<<<<

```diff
@@ -142,6 +143,8 @@
         L.srd_ctx_device_bytes.argtypes = [vp]
         L.srd_ctx_device_bytes.restype = u64
         L.srd_ctx_scan_loads.argtypes = [vp]
+        if hasattr(L, "srd_ctx_scan_tail"):
+            L.srd_ctx_scan_tail.argtypes = [vp]
         L.srd_ctx_scan_trial.argtypes = [vp, C.POINTER(C.c_double)]
         L.srd_ctx_set_scan_blocks.argtypes = [vp, vp, u32, u64]
         L.srd_ctx_scan_blocks.argtypes = [vp, i32, vp, u32, C.POINTER(ScanBlocksInfo)]
@@ -283,6 +286,9 @@
     def scan_loads(self) -> int:
         return int(lib().srd_ctx_scan_loads(self.h))
 
+    def scan_tail(self) -> int:
+        return int(lib().srd_ctx_scan_tail(self.h))
+
     def scan_trial(self):
         ms = (C.c_double * 2)()
         ch = int(lib().srd_ctx_scan_trial(self.h, ms))
```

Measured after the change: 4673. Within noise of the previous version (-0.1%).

>>>>

> [DIRECTIONS FOR THIS TASK] Using the listing, say how many lines include the word "self", and add nothing else.

> [REPLY TO THE TASK] 6